*What you should do*. Report every line of the data that includes "string".

Dataset content START

#ifndef B200JK_EMULATE
template <class C, bool SR>
__global__ void __launch_bounds__(TpqCfg<C>::NT) jk_tpq_kernel(const KParams P)
{
    const int bx = blockIdx.x * P.shard_world + P.shard_rank;
    if (bx < P.nbra) tpq_block<C, SR>(P, bx, blockIdx.y, blockIdx.z);
}
#ifndef B2_MINB
#define B2_MINB -1
#endif
constexpr bool class_caps_registers(int li, int lj, int lk, int ll)
{
    if (B2_MINB == 0) return false;
    if (B2_MINB > 0) return true;
    if (li == 3 && lj == 1) return false;
    if (li == 3 && lj == 2 && lk == 1 && ll == 0) return false;
    if (li == 3 && lj == 2 && lk == 3 && ll == 1) return false;
    if (li == 2 && lj == 0 && lk == 1 && ll == 1) return false;
    if (li == 1 && lj == 1 && lk == 1 && ll == 1) return false;
    return true;
}
template <class C, bool SR>
__global__ void __launch_bounds__(GroupCfg<C>::NT) jk_class_kernel(const KParams P)
{
    extern __shared__ __align__(16) unsigned char smraw[];
    BlockSmem<C>& sm = *reinterpret_cast<BlockSmem<C>*>(smraw);
    const int bx = blockIdx.x * P.shard_world + P.shard_rank;
    if (bx < P.nbra) jk_block<C, SR>(P, bx, blockIdx.y, sm);
}
template <class C, bool SR>
__global__ void __launch_bounds__(GroupCfg<C>::NT, 2) jk_class_kernel_2cta(const KParams P)
{
    extern __shared__ __align__(16) unsigned char smraw[];
    BlockSmem<C>& sm = *reinterpret_cast<BlockSmem<C>*>(smraw);
    const int bx = blockIdx.x * P.shard_world + P.shard_rank;
    if (bx < P.nbra) jk_block<C, SR>(P, bx, blockIdx.y, sm);
}
#endif

// ... 53 lines not shown
    cudaError_t e = cudaGetLastError();
    if (e != cudaSuccess) throw std::runtime_error(std::string("jk_class_kernel launch: ") + cudaGetErrorString(e));
}
#endif

template <int LI, int LJ, int LK, int LL>
void launch_one(KParams P, b2_stream_t st)
{
    using Cfg = ClassCfg<LI, LJ, LK, LL>;
    using C = typename Cfg::C;
    if constexpr (TpqCfg<C>::eligible) {
        {
            static const int ps_env = getenv("B200JK_TPQ_PSLICE") ? atoi(getenv("B200JK_TPQ_PSLICE")) : 0;
            P.pslice = ps_env > 0 ? ps_env : TpqCfg<C>::PSLICE;
        }
        const int nbx = (P.nbra + P.shard_world - 1) / P.shard_world;
        P.kchunk = pick_kchunk(nbx, P.nket, TpqCfg<C>::NT, kets_cap(TpqCfg<C>::KCHUNK));
        int ny = (P.nket + P.kchunk - 1) / P.kchunk;
#ifndef B200JK_EMULATE
        dim3 grid(nbx, ny, (P.bra_nprim_max + P.pslice - 1) / P.pslice);
        if (P.omega < 0.0) jk_tpq_kernel<C, true><<<grid, TpqCfg<C>::NT, 0, st>>>(P);
        else jk_tpq_kernel<C, false><<<grid, TpqCfg<C>::NT, 0, st>>>(P);
        cudaError_t e = cudaGetLastError();
        if (e != cudaSuccess) throw std::runtime_error(std::string("jk_tpq_kernel launch: ") + cudaGetErrorString(e));
#else
        (void)st;
        for (int bx = P.shard_rank; bx < P.nbra; bx += P.shard_world)
            for (int by = 0; by < ny; by++)
                for (int bz = 0; bz * P.pslice < P.bra_nprim_max; bz++) {
                    if (P.omega < 0.0) tpq_block<C, true>(P, bx, by, bz);
                    else tpq_block<C, false>(P, bx, by, bz);
                }
#endif
        return;
    }
    const int nbx = (P.nbra + P.shard_world - 1) / P.shard_world;
    P.kchunk = pick_kchunk(nbx, P.nket, Cfg::GC::NSLOT, kets_cap(KCH_MAX));
    int ny = (P.nket + P.kchunk - 1) / P.kchunk;
#ifndef B200JK_EMULATE
    size_t smem = sizeof(BlockSmem<C>);
    dim3 grid(nbx, ny);
    if (P.omega < 0.0) launch_block_kernel<C, true>(P, grid, Cfg::NT, smem, st);
    else launch_block_kernel<C, false>(P, grid, Cfg::NT, smem, st);
#else
    (void)st;
    BlockSmem<C>* sm = new BlockSmem<C>();
    for (int bx = P.shard_rank; bx < P.nbra; bx += P.shard_world)
        for (int by = 0; by < ny; by++) {
            if (P.omega < 0.0) jk_block<C, true>(P, bx, by, *sm);
            else jk_block<C, false>(P, bx, by, *sm);
        }
    delete sm;
#endif
}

Dataset content END

*Expected answer*.
    if (e != cudaSuccess) throw std::runtime_error(std::string("jk_class_kernel launch: ") + cudaGetErrorString(e));
        if (e != cudaSuccess) throw std::runtime_error(std::string("jk_tpq_kernel launch: ") + cudaGetErrorString(e));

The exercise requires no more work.